We consider a functional linear Cox regression model for characterizing the association between time-to-event data and a set of functional and scalar predictors. The functional linear Cox regression ...model incorporates a functional principal component analysis for modeling the functional predictors and a high-dimensional Cox regression model to characterize the joint effects of both functional and scalar predictors on the time-to-event data.
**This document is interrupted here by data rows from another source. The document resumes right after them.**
template <class ZSrc>
__device__ __forceinline__ void stage_measurements_lds(unsigned char *smem_raw, ZSrc zsrc, int nZ, int tid, int nThreads) {
  double *sZ = reinterpret_cast<double *>(smem_raw);
  float *sZf = reinterpret_cast<float *>(smem_raw + 2 * RFSGPU_MAX_Z * 8);
  for (int t = tid; t < 2 * nZ; t += nThreads) sZ[t] = zsrc(t);
  if (tid < 64) {
    float ar = 0.f, ab = 0.f;
    const int z = tid < nZ ? tid : 0;
    const float zr = nZ > 0 ? (float)zsrc(2 * z) : 0.f, zb = nZ > 0 ? (float)zsrc(2 * z + 1) : 0.f;
    sZf[tid] = zr;
    sZf[RFSGPU_MAX_Z + tid] = zb;
    ar = wave_max_f32(fabsf(zr));
    ab = wave_max_f32(fabsf(zb));
    if (tid == 0) { sZf[2 * RFSGPU_MAX_Z] = ar; sZf[2 * RFSGPU_MAX_Z + 1] = ab; }
  }
}

__device__ __forceinline__ unsigned long long gate_candidates(const Params &P, const LmKF &k, const bool live, const int nZ, const float *sZf) {
  const float zx0 = (float)k.zx0, zx1 = (float)k.zx1;
  const float zrMax = sZf[2 * RFSGPU_MAX_Z], zbMax = sZf[2 * RFSGPU_MAX_Z + 1];
  const float inf = __builtin_huge_valf();
  float thrR = (P.kfRange > 0) ? (float)P.kfRange * (1.f + 1e-6f) + 2.5e-7f * (zrMax + fabsf(zx0)) + 1e-30f : inf;
  float thrB = (P.kfBearing > 0) ? (float)P.kfBearing * (1.f + 1e-6f) + 1e-6f * (zbMax + 3.2f) + 1e-6f : inf;
  if (!(zbMax < 50.f)) thrB = inf;
  if (!(zrMax < 1.0e30f)) thrR = inf;
  const f2_t vx0 = {zx0, zx0}, vx1 = {zx1, zx1};
  const f2_t twoPi = {6.2831853071795864769f, 6.2831853071795864769f}, inv2Pi = {0.15915494309189533577f, 0.15915494309189533577f};
  unsigned lo = 0, hi = 0;
#pragma unroll 1
  for (int half = 0; half < 2; half++) {
    const int zBase = 32 * half;
    if (zBase >= nZ) break;
    unsigned bits = 0;
    const f2_t *pr = reinterpret_cast<const f2_t *>(sZf + zBase), *pb = reinterpret_cast<const f2_t *>(sZf + RFSGPU_MAX_Z + zBase);
    const int nPairs = (min(nZ - zBase, 32) + 1) >> 1;
#pragma unroll 4
    for (int q = 0; q < nPairs; q++) {
      const f2_t zr = pr[q], zb = pb[q];
      const f2_t e0 = zr - vx0;
      f2_t w = zb - vx1;
      f2_t kk = w * inv2Pi;
      kk.x = __builtin_rintf(kk.x); kk.y = __builtin_rintf(kk.y);
      w = w - kk * twoPi;
      const bool c0 = ((int)!(fabsf(e0.x) > thrR) & (int)!(fabsf(w.x) > thrB)) != 0;
      const bool c1 = ((int)!(fabsf(e0.y) > thrR) & (int)!(fabsf(w.y) > thrB)) != 0;
      bits |= (c0 ? 1u : 0u) << (2 * q);
      bits |= (c1 ? 2u : 0u) << (2 * q);
    }
    if (half == 0) lo = bits; else hi = bits;
  }
  unsigned long long m = ((unsigned long long)hi << 32) | lo;
  m &= (nZ >= 64) ? ~0ull : ((1ull << nZ) - 1ull);
  return live ? m : 0ull;
}

__device__ __forceinline__ void emit_updated(const LmKF &k, double mx, double my, double z0, double z1, double *pMX, double *pMY, double *pSXX,
                                             double *pSXY, double *pSYY, int pos) {
  const double nu0 = z0 - k.zx0;
  const double nu1 = wrap_pi(z1 - k.zx1);
  pMX[pos] = mx + (k.k00 * nu0 + k.k01 * nu1);
  pMY[pos] = my + (k.k10 * nu0 + k.k11 * nu1);
  pSXX[pos] = k.p00;
  pSXY[pos] = k.p01;
  pSYY[pos] = k.p11;
}

#define UPDMAP_KEEP 4

#ifndef UPDMAP_WAVES_PER_EU
#define UPDMAP_WAVES_PER_EU 2
#endif

__device__ __forceinline__ int compact_appended(const double *sV, int nM, int nSurv, int lane, double *pW, double *pWP, double *pMX, double *pMY,
                                                double *pSXX, double *pSXY, double *pSYY) {
  int out = 0;
  for (int s0 = 0; s0 < nSurv; s0 += 64) {
    const int q = s0 + lane;
    const bool keep = (q < nSurv) && (sV[q] > 0.0);
    const unsigned long long km = __ballot(keep);
    double v0 = 0, v1 = 0, v2 = 0, v3 = 0, v4 = 0, v5 = 0;
    if (keep) { v0 = sV[q]; v1 = pMX[nM + q]; v2 = pMY[nM + q]; v3 = pSXX[nM + q]; v4 = pSXY[nM + q]; v5 = pSYY[nM + q]; }
    __builtin_amdgcn_fence(__ATOMIC_RELEASE, "workgroup");
    wave_sync();
    if (keep) {
      const int d = nM + out + __popcll(km & ((1ull << lane) - 1ull));
      pW[d] = v0; pWP[d] = 0.0; pMX[d] = v1; pMY[d] = v2; pSXX[d] = v3; pSXY[d] = v4; pSYY[d] = v5;
    }
    out += __popcll(km);
  }
  return out;
}

__device__ __forceinline__ void phd_update_map_particle(const Buffers &B, const Params &P, const int cur, const int nZ, const int i,
                                                        const int lane, const unsigned char *smemZ, unsigned char *wb) {
  const double *sZ = reinterpret_cast<const double *>(smemZ);
  const float *sZf = reinterpret_cast<const float *>(smemZ + 2 * RFSGPU_MAX_Z * 8);
  const int cap = B.cap;
  double *sV = reinterpret_cast<double *>(wb);
  double *sCol = sV + cap;
  unsigned *sMZ = reinterpret_cast<unsigned *>(sCol + RFSGPU_MAX_Z);
  unsigned *sSeg = sMZ + cap;

  const int nM = B.count[i];
  const unsigned long long zmask = (nZ >= 64) ? ~0ull : ((1ull << nZ) - 1ull);
  if (nM == 0) {
    if (lane == 0) {
      B.unusedMask[i] = zmask;
      B.nInFov[i] = 0;
    }
    return;
  }
  double *slab = B.slab[cur];
  double *pW = plane(slab, cap, i, PL_W), *pWP = plane(slab, cap, i, PL_WP);
  double *pMX = plane(slab, cap, i, PL_MX), *pMY = plane(slab, cap, i, PL_MY);
  double *pSXX = plane(slab, cap, i, PL_SXX), *pSXY = plane(slab, cap, i, PL_SXY), *pSYY = plane(slab, cap, i, PL_SYY);

  DBG_T(0, 0);
  PoseReg pr;
  load_pose(B, P, i, pr);

  const int nPass = (nM + 63) >> 6;
  const int room = cap - nM;
  int nFov = 0;
  double wsum = 0.0;
  double cs = P.clutter;
  int nSurv = 0;
  bool overflow = false;

  for (int p = 0; p < nPass; p++) {
    const int m = p * 64 + lane;
    const bool act = m < nM;
    double w = 0, mx = 0, my = 0, sxx = 1, sxy = 0, syy = 1;
    if (act) { w = pW[m]; mx = pMX[m]; my = pMY[m]; sxx = pSXX[m]; sxy = pSXY[m]; syy = pSYY[m]; }
    LmKF k;
    double range;
    lm_precompute(P, pr, mx, my, sxx, sxy, syy, k, range);
    bool close;
    double pd = rb_pd(P, range, close);
    if (close) pd = 1;
    const bool fov = act && (pd != 0);
    const double pdw = pd * w;
    nFov += __popcll(__ballot(fov));
    if (P.useCluster) wsum += act ? w : 0.0;
    if (p == 0) DBG_T(0, 4);
    const unsigned long long cand = gate_candidates(P, k, fov && k.ok, nZ, sZf);
    if (p == 0) DBG_T(0, 5);
    unsigned long long surv = 0;
    double keepV[UPDMAP_KEEP];
#pragma unroll
    for (int t = 0; t < UPDMAP_KEEP; t++) keepV[t] = 0.0;
    int cnt = 0;
    unsigned long long gated = 0;
    for (unsigned long long g = cand; g; g &= g - 1) {
      const int z = __builtin_ctzll(g);
      const double z0 = sZ[2 * z], z1 = sZ[2 * z + 1];
      if (!pair_gate(P, k, z0, z1)) continue;
      if (pair_md2(k, z0, z1) > P.newGaussMd2) continue;
      gated |= 1ull << z;
    }
    for (unsigned long long g = gated; g; g &= g - 1) {
      const int z = __builtin_ctzll(g);
      const double z0 = sZ[2 * z], z1 = sZ[2 * z + 1];
      const double v = pair_value(P, k, pdw, z0, z1);
      if (v != 0.0) {
        surv |= (1ull << z);
#pragma unroll
        for (int t = 0; t < UPDMAP_KEEP; t++) keepV[t] = (cnt == t) ? v : keepV[t];
        cnt++;
      }
    }
    if (p == 0) DBG_T(0, 6);
    const int off = wave_excl_scan(cnt, lane);
    const int total = __builtin_amdgcn_readlane(off + cnt, 63);
    if (act) sSeg[m] = ((unsigned)(nSurv + off) << 8) | (unsigned)cnt;
    {
      int pos = nSurv + off, q = 0;
      for (unsigned long long g = surv; g; g &= g - 1, q++, pos++) {
        const int z = __builtin_ctzll(g);
        if (pos < room) {
          const double z0 = sZ[2 * z], z1 = sZ[2 * z + 1];
          double v = keepV[0];
#pragma unroll
          for (int t = 1; t < UPDMAP_KEEP; t++) v = (q == t) ? keepV[t] : v;
          if (q >= UPDMAP_KEEP) v = pair_value(P, k, pdw, z0, z1);
          sV[pos] = v;
          sMZ[pos] = ((unsigned)m << 8) | (unsigned)z;
          emit_updated(k, mx, my, z0, z1, pMX, pMY, pSXX, pSXY, pSYY, nM + pos);
        } else {
          overflow = true;
        }
      }
    }
    wave_sync();
    if (p == 0) DBG_T(0, 7);
    {
      const int lo = nSurv, hi = (nSurv + total < room) ? nSurv + total : room;
      int sIdx = lo;
      for (; sIdx + 4 <= hi; sIdx += 4) {
        const unsigned mz0 = sMZ[sIdx], mz1 = sMZ[sIdx + 1], mz2 = sMZ[sIdx + 2], mz3 = sMZ[sIdx + 3];
        const double v0 = sV[sIdx], v1 = sV[sIdx + 1], v2 = sV[sIdx + 2], v3 = sV[sIdx + 3];
        if ((int)(mz0 & 0xffu) == lane) cs += v0;
        if ((int)(mz1 & 0xffu) == lane) cs += v1;
        if ((int)(mz2 & 0xffu) == lane) cs += v2;
        if ((int)(mz3 & 0xffu) == lane) cs += v3;
      }
      for (; sIdx < hi; sIdx++) {
        const unsigned mz = sMZ[sIdx];
        const double v = sV[sIdx];
        if ((int)(mz & 0xffu) == lane) cs += v;
      }
    }
    nSurv += total;
    if (p == 0) DBG_T(0, 8);
  }
  DBG_T(0, 1);
  if (__ballot(overflow) != 0ull || nSurv > room) {
    if (lane == 0) atomicOr(B.err, ERRBIT_CAPACITY);
    nSurv = room < 0 ? 0 : (nSurv > room ? room : nSurv);
  }
  sCol[lane] = cs;
  wave_sync();

  unsigned long long used = 0;
  bool dropAny = false;
  for (int s0 = 0; s0 < nSurv; s0 += 64) {
    const int sIdx = s0 + lane;
    const bool act = sIdx < nSurv;
    double wn = 0.0;
    int z = 0;
    if (act) { z = (int)(sMZ[sIdx] & 0xffu); wn = sV[sIdx] / sCol[z]; sV[sIdx] = wn; }
    if (act && wn != 0.0) used |= (1ull << z);
    if (act) { pW[nM + sIdx] = wn; pWP[nM + sIdx] = 0.0; }
    dropAny |= act && !(wn > 0.0);
  }
  int outBase = nM + nSurv;
  if (__ballot(dropAny) != 0ull) {
    wave_sync();
    outBase = nM + compact_appended(sV, nM, nSurv, lane, pW, pWP, pMX, pMY, pSXX, pSXY, pSYY);
  }
  wave_sync();

  for (int m = lane; m < nM; m += 64) {
    const double w = pW[m];
    const double dx = pMX[m] - pr.x, dy = pMY[m] - pr.y;
    bool close;
    double pd = rb_pd(P, sqrt(dx * dx + dy * dy), close);
    if (close) pd = 1;
    double w_k = (1 - pd) * w;
    if (close && w > P.birthW) {
      const unsigned seg = sSeg[m];
      const int st = (int)(seg >> 8), c = (int)(seg & 0xffu);
      double rowsum = 0.0;
      for (int q = st; q < st + c && q < nSurv; q++) rowsum += sV[q];
      const double delta_w = pd * w - rowsum;
      if (delta_w > 0) {
        w_k += delta_w;
        if (w_k > 1) w_k = 1;
      }
    }
    pWP[m] = w;
    pW[m] = w_k;
  }
  DBG_T(0, 2);
  used = wave_or_u64(used);
  if (lane == 0) {
    B.count[i] = outBase;
    B.unusedMask[i] = (~used) & zmask;
    B.nInFov[i] = nFov;
  }
  if (P.useCluster) {
    const double s = RFS_DENORM_MIN + wave_sum_dpp(wsum);
    double prod = 1.0;
    for (int z = 0; z < nZ; z++) prod *= readlane_f64(cs, z);
    if (lane == 0) B.weight[i] = exp(s) * prod * B.weight[i];
  }
}

__host__ __device__ inline size_t update_map_block_lds_bytes(int cap) {
  return update_map_lds_bytes_per_wave(cap) + 128;
}

template <int WPP>
__device__ __forceinline__ void phd_update_map_block(const Buffers &B, const Params &P, const int cur, const int nZ, const int i, const int tid,
                                                     const unsigned char *smemZ, unsigned char *wb, const bool phasePrio = false) {
  constexpr int NT = WPP * 64;
  const double *sZ = reinterpret_cast<const double *>(smemZ);
  const float *sZf = reinterpret_cast<const float *>(smemZ + 2 * RFSGPU_MAX_Z * 8);
  const int wave = __builtin_amdgcn_readfirstlane(tid >> 6);
  const int lane = tid & 63;
  const int cap = B.cap;
  double *sV = reinterpret_cast<double *>(wb);
  double *sCol = sV + cap;
  unsigned *sMZ = reinterpret_cast<unsigned *>(sCol + RFSGPU_MAX_Z);
  unsigned *sSeg = sMZ + cap;
  int *sTot = reinterpret_cast<int *>(sSeg + cap);
  int *sMisc = sTot + 16;
  unsigned *sUsed = reinterpret_cast<unsigned *>(sMisc + 4);

  const int nM = B.count[i];
  const unsigned long long zmask = (nZ >= 64) ? ~0ull : ((1ull << nZ) - 1ull);
  if (nM == 0) {
    if (tid == 0) {
      B.unusedMask[i] = zmask;
      B.nInFov[i] = 0;
    }
    return;
  }
  double *slab = B.slab[cur];
  double *pW = plane(slab, cap, i, PL_W), *pWP = plane(slab, cap, i, PL_WP);
  double *pMX = plane(slab, cap, i, PL_MX), *pMY = plane(slab, cap, i, PL_MY);
  double *pSXX = plane(slab, cap, i, PL_SXX), *pSXY = plane(slab, cap, i, PL_SXY), *pSYY = plane(slab, cap, i, PL_SYY);

  PoseReg pr;
  load_pose(B, P, i, pr);
  if (tid < 6) { if (tid < 4) sMisc[tid] = 0; else sUsed[tid - 4] = 0u; }

  const int nPass = (nM + NT - 1) / NT;
  const int room = cap - nM;
  int nFov = 0;
  double cs = P.clutter;
  int nSurv = 0;
  bool overflow = false;

#ifndef STEP_MAP_PRIO
#define STEP_MAP_PRIO 2
#endif
  if (phasePrio) { if ((__builtin_amdgcn_s_getreg((4 - 1) << 11 | 4) & 0xfu) >= 3u) __builtin_amdgcn_s_setprio(3); else __builtin_amdgcn_s_setprio(STEP_MAP_PRIO); }
  for (int p = 0; p < nPass; p++) {
    const int m = p * NT + tid;
    const bool act = m < nM;
    double w = 0, mx = 0, my = 0, sxx = 1, sxy = 0, syy = 1;
    if (act) { w = pW[m]; mx = pMX[m]; my = pMY[m]; sxx = pSXX[m]; sxy = pSXY[m]; syy = pSYY[m]; }
    LmKF k;
    double range;
    lm_precompute(P, pr, mx, my, sxx, sxy, syy, k, range);
    bool close;
    double pd = rb_pd(P, range, close);
    if (close) pd = 1;
    const bool fov = act && (pd != 0);
    const double pdw = pd * w;
    nFov += __popcll(__ballot(fov));
    RFS_CUT(1);
    const unsigned long long cand = gate_candidates(P, k, fov && k.ok, nZ, sZf);
    RFS_CUT(2);
    unsigned long long surv = 0;
    double keepV[UPDMAP_KEEP];
#pragma unroll
    for (int t = 0; t < UPDMAP_KEEP; t++) keepV[t] = 0.0;
    int cnt = 0;
    unsigned long long gated = 0;
    for (unsigned long long g = cand; g; g &= g - 1) {
      const int z = __builtin_ctzll(g);
      const double z0 = sZ[2 * z], z1 = sZ[2 * z + 1];
      if (!pair_gate(P, k, z0, z1)) continue;
      if (pair_md2(k, z0, z1) > P.newGaussMd2) continue;
      gated |= 1ull << z;
    }
    for (unsigned long long g = gated; g; g &= g - 1) {
      const int z = __builtin_ctzll(g);
      const double z0 = sZ[2 * z], z1 = sZ[2 * z + 1];
      const double v = pair_value(P, k, pdw, z0, z1);
      if (v != 0.0) {
        surv |= (1ull << z);
#pragma unroll
        for (int t = 0; t < UPDMAP_KEEP; t++) keepV[t] = (cnt == t) ? v : keepV[t];
        cnt++;
      }
    }
    RFS_CUT(3);
    const int off = wave_excl_scan(cnt, lane);
    const int totalW = __builtin_amdgcn_readlane(off + cnt, 63);
    int *tot = sTot + 8 * (p & 1);
    if (lane == 0) tot[wave] = totalW;
    __syncthreads();
    int before = 0, total = 0;
#pragma unroll
    for (int w2 = 0; w2 < WPP; w2++) { const int t = tot[w2]; before += (w2 < wave) ? t : 0; total += t; }
    if (act) sSeg[m] = ((unsigned)(nSurv + before + off) << 8) | (unsigned)cnt;
    {
      int pos = nSurv + before + off, q = 0;
      for (unsigned long long g = surv; g; g &= g - 1, q++, pos++) {
        const int z = __builtin_ctzll(g);
        if (pos < room) {
          const double z0 = sZ[2 * z], z1 = sZ[2 * z + 1];
          double v = keepV[0];
#pragma unroll
          for (int t = 1; t < UPDMAP_KEEP; t++) v = (q == t) ? keepV[t] : v;
          if (q >= UPDMAP_KEEP) v = pair_value(P, k, pdw, z0, z1);
          sV[pos] = v;
          sMZ[pos] = ((unsigned)m << 8) | (unsigned)z;
          emit_updated(k, mx, my, z0, z1, pMX, pMY, pSXX, pSXY, pSYY, nM + pos);
        } else {
          overflow = true;
        }
      }
    }
    __syncthreads();
    RFS_CUT(4);
    if (wave == 0) {
      const int lo = nSurv, hi = (nSurv + total < room) ? nSurv + total : room;
      int sIdx = lo;
      for (; sIdx + 4 <= hi; sIdx += 4) {
        const unsigned mz0 = sMZ[sIdx], mz1 = sMZ[sIdx + 1], mz2 = sMZ[sIdx + 2], mz3 = sMZ[sIdx + 3];
        const double v0 = sV[sIdx], v1 = sV[sIdx + 1], v2 = sV[sIdx + 2], v3 = sV[sIdx + 3];
        if ((int)(mz0 & 0xffu) == lane) cs += v0;
        if ((int)(mz1 & 0xffu) == lane) cs += v1;
        if ((int)(mz2 & 0xffu) == lane) cs += v2;
        if ((int)(mz3 & 0xffu) == lane) cs += v3;
      }
      for (; sIdx < hi; sIdx++) {
        const unsigned mz = sMZ[sIdx];
        const double v = sV[sIdx];
        if ((int)(mz & 0xffu) == lane) cs += v;
      }
    }
    nSurv += total;
    RFS_CUT(5);
  }
  RFS_CUT(6);
  if (__ballot(overflow) != 0ull && lane == 0) atomicOr(&sMisc[0], 1);
  if (lane == 0) atomicAdd(&sMisc[1], nFov);
  if (wave == 0) sCol[lane] = cs;
  __syncthreads();
  if (sMisc[0] != 0 || nSurv > room) {
    if (tid == 0) atomicOr(B.err, ERRBIT_CAPACITY);
    nSurv = room < 0 ? 0 : (nSurv > room ? room : nSurv);
  }

  {
    unsigned long long used = 0;
    bool dropAny = false;
    for (int s0 = wave * 64; s0 < nSurv; s0 += NT) {
      const int sIdx = s0 + lane;
      const bool act = sIdx < nSurv;
      double wn = 0.0;
      int z = 0;
      if (act) { z = (int)(sMZ[sIdx] & 0xffu); wn = sV[sIdx] / sCol[z]; sV[sIdx] = wn; }
      if (act && wn != 0.0) used |= (1ull << z);
      if (act) { pW[nM + sIdx] = wn; pWP[nM + sIdx] = 0.0; }
      dropAny |= act && !(wn > 0.0);
    }
    used = wave_or_u64(used);
    if (lane == 0) { atomicOr(&sUsed[0], (unsigned)(used & 0xffffffffull)); atomicOr(&sUsed[1], (unsigned)(used >> 32)); }
    if (__ballot(dropAny) != 0ull && lane == 0) atomicOr(&sMisc[2], 1);
  }
  __builtin_amdgcn_fence(__ATOMIC_RELEASE, "workgroup");
  __syncthreads();
  int outBase = nM + nSurv;
  if (sMisc[2] != 0) {
    __builtin_amdgcn_fence(__ATOMIC_ACQUIRE, "workgroup");
    if (wave == 0) {
      const int kept = compact_appended(sV, nM, nSurv, lane, pW, pWP, pMX, pMY, pSXX, pSXY, pSYY);
      if (lane == 0) sMisc[3] = kept;
    }
    __syncthreads();
    outBase = nM + sMisc[3];
  }

  RFS_CUT(7);
  for (int m = tid; m < nM; m += NT) {
    const double w = pW[m];
    const double dx = pMX[m] - pr.x, dy = pMY[m] - pr.y;
    bool close;
    double pd = rb_pd(P, sqrt(dx * dx + dy * dy), close);
    if (close) pd = 1;
    double w_k = (1 - pd) * w;
    if (close && w > P.birthW) {
      const unsigned seg = sSeg[m];
      const int st = (int)(seg >> 8), c = (int)(seg & 0xffu);
      double rowsum = 0.0;
      for (int q = st; q < st + c && q < nSurv; q++) rowsum += sV[q];
      const double delta_w = pd * w - rowsum;
      if (delta_w > 0) {
        w_k += delta_w;
        if (w_k > 1) w_k = 1;
      }
    }
    pWP[m] = w;
    pW[m] = w_k;
  }
  if (tid == 0) {
    B.count[i] = outBase;
    const unsigned long long used = (unsigned long long)sUsed[0] | ((unsigned long long)sUsed[1] << 32);
    B.unusedMask[i] = (~used) & zmask;
    B.nInFov[i] = sMisc[1];
  }
  if (P.useCluster) __syncthreads();
  if (P.useCluster && wave == 0) {
    double wsum = 0.0;
    for (int m = lane; m < nM; m += 64) wsum += pWP[m];
    const double s2 = RFS_DENORM_MIN + wave_sum_dpp(wsum);
    double prod = 1.0;
    for (int z = 0; z < nZ; z++) prod *= readlane_f64(cs, z);
    if (lane == 0) B.weight[i] = exp(s2) * prod * B.weight[i];
  }
}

We develop an algorithm to calculate the maximum approximate partial likelihood estimates of unknown finite and infinite dimensional parameters. We also systematically investigate the rate of convergence of the maximum approximate partial likelihood estimates and a score test statistic for testing the nullity of the slope function associated with the functional predictors. We demonstrate our estimation and testing procedures by using simulations and the analysis of the Alzheimer's Disease Neuroimaging Initiative (ADNI) data. Our real data analyses show that high-dimensional hippocampus surface data may be an important marker for predicting time to conversion to Alzheimer's disease. Data used in the preparation of this article were obtained from the ADNI database (adni.loni.usc.edu).